◆ **Source material**

Content starts

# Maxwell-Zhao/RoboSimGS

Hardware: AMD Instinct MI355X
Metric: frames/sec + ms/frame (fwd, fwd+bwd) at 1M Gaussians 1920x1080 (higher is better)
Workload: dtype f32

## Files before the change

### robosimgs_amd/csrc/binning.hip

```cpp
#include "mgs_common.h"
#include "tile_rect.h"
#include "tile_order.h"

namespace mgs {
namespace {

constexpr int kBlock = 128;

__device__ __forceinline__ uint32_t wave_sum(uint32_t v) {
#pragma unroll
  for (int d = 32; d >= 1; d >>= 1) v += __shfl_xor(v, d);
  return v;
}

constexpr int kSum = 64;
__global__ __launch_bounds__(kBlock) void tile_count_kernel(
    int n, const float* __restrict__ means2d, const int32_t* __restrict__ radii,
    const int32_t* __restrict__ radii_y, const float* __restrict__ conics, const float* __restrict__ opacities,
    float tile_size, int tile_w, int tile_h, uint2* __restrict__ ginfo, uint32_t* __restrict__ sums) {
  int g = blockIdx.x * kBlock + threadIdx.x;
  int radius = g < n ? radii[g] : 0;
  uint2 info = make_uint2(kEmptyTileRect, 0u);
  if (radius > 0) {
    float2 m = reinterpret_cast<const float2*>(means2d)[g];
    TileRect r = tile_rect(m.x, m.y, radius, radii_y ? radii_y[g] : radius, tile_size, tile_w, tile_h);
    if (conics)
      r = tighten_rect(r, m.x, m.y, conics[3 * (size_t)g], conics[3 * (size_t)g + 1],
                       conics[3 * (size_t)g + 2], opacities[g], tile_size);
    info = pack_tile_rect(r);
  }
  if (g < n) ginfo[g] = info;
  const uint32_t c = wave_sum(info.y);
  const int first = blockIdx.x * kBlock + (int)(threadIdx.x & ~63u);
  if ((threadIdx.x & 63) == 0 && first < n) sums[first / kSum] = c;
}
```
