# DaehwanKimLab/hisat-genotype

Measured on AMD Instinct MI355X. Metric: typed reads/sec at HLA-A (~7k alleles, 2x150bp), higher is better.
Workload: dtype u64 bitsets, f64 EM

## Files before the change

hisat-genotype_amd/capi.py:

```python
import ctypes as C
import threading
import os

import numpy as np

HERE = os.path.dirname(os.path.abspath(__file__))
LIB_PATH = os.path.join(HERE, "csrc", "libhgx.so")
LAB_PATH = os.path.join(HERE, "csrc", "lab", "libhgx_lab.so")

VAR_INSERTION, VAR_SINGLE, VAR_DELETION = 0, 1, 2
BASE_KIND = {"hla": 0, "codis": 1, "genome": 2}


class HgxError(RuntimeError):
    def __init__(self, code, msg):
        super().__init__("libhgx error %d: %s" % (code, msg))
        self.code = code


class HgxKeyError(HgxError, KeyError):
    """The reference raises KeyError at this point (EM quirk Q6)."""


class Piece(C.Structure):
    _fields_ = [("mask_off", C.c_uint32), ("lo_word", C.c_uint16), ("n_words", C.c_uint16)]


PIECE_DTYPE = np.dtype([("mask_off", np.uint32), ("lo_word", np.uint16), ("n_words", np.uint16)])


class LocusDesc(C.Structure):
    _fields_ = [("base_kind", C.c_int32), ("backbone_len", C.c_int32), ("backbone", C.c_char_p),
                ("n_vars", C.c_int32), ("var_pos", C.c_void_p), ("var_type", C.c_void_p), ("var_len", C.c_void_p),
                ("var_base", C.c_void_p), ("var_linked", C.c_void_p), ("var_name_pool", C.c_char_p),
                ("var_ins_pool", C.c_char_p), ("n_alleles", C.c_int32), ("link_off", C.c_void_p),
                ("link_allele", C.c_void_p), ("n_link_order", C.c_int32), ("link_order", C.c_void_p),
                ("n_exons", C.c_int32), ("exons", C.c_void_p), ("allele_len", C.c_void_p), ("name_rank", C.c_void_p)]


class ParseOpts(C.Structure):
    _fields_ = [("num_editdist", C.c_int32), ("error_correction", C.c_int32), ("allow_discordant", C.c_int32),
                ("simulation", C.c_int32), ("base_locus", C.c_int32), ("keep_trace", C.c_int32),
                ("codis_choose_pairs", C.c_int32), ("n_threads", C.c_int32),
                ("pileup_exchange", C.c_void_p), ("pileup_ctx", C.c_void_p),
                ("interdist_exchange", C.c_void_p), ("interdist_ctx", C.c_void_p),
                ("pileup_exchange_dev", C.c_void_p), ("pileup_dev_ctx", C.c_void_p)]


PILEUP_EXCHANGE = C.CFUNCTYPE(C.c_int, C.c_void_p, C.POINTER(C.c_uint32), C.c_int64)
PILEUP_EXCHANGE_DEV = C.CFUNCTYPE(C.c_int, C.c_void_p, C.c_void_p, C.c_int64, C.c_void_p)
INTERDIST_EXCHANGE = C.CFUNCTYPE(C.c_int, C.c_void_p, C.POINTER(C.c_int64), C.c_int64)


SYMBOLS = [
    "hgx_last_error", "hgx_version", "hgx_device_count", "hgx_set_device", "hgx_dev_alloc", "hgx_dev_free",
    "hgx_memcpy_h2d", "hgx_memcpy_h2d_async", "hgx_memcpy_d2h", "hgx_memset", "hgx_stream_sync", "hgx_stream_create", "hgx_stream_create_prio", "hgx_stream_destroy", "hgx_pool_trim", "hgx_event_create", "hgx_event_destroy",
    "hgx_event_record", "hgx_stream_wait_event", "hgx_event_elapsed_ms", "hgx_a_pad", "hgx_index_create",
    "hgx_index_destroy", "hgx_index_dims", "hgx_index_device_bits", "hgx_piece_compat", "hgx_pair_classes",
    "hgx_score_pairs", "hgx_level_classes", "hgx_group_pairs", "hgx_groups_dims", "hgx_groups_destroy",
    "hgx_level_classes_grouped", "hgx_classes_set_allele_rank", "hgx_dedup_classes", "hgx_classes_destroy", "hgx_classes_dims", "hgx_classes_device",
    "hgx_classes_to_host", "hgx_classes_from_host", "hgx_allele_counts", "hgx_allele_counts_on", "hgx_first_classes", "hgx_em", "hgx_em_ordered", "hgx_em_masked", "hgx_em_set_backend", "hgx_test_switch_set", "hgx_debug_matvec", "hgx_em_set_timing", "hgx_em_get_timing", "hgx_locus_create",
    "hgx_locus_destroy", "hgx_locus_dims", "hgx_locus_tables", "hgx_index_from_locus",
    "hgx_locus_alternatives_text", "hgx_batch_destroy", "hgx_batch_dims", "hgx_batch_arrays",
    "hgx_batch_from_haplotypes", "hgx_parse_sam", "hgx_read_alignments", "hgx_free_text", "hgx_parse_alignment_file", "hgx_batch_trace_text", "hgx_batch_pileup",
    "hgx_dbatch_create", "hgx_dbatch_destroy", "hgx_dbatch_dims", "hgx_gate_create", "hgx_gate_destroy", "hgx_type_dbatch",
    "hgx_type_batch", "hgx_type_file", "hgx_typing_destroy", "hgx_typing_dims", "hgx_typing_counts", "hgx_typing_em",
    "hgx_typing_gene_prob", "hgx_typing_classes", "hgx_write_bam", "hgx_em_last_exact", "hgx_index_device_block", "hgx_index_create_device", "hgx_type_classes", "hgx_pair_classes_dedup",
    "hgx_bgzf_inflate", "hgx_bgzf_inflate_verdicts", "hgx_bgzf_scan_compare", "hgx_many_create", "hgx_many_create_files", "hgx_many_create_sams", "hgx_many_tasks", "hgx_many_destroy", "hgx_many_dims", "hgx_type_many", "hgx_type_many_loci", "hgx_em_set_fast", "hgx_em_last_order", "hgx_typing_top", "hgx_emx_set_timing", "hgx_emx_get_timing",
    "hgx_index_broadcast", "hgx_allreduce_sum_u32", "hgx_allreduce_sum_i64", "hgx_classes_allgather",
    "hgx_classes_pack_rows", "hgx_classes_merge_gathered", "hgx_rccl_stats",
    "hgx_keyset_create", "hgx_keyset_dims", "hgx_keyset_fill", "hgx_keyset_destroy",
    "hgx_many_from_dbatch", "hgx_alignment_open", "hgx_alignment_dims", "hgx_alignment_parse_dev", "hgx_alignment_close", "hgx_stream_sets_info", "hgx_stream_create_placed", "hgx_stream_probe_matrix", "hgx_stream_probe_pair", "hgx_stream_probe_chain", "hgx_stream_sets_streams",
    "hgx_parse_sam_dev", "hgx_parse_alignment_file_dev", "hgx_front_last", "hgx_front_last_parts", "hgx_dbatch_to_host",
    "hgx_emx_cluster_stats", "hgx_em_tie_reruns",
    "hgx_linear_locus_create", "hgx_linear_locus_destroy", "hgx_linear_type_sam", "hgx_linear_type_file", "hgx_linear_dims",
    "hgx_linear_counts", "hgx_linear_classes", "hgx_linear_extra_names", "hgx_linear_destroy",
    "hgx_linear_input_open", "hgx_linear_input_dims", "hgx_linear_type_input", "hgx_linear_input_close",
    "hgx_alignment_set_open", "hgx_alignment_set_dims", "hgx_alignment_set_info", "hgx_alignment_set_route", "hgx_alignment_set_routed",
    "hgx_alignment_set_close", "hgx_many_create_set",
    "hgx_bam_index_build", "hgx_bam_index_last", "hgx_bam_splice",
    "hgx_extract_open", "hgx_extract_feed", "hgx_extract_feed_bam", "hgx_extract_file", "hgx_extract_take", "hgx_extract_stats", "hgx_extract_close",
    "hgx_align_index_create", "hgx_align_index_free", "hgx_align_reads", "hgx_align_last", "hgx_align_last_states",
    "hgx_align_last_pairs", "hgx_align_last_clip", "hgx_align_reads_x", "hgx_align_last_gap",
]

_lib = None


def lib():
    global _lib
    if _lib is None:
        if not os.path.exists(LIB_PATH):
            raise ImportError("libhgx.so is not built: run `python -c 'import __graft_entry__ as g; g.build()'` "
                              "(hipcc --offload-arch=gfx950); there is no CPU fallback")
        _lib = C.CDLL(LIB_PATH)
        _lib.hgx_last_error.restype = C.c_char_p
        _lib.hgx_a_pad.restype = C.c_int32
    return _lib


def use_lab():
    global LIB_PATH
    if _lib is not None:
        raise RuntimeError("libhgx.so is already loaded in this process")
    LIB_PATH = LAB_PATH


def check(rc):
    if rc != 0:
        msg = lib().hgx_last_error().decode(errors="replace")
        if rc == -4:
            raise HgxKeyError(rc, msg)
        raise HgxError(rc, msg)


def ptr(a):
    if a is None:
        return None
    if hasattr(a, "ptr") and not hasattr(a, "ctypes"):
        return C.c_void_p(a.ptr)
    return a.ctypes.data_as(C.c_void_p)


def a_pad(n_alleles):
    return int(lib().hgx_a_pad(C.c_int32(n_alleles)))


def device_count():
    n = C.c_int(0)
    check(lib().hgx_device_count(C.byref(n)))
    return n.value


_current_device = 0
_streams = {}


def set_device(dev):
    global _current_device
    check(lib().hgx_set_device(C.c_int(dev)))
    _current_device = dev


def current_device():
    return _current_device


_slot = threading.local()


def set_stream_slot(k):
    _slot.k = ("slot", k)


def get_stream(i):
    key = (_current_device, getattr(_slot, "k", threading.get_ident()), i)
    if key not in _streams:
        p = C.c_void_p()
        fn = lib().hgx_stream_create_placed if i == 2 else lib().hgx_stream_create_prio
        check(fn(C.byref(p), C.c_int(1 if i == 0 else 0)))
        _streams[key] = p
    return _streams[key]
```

Content ends

◆ **Description of the task**
Wherever a line of the data holds "kBlock", copy that line.

◆ **Reply**
constexpr int kBlock = 128;
__global__ __launch_bounds__(kBlock) void tile_count_kernel(
  int g = blockIdx.x * kBlock + threadIdx.x;
  const int first = blockIdx.x * kBlock + (int)(threadIdx.x & ~63u);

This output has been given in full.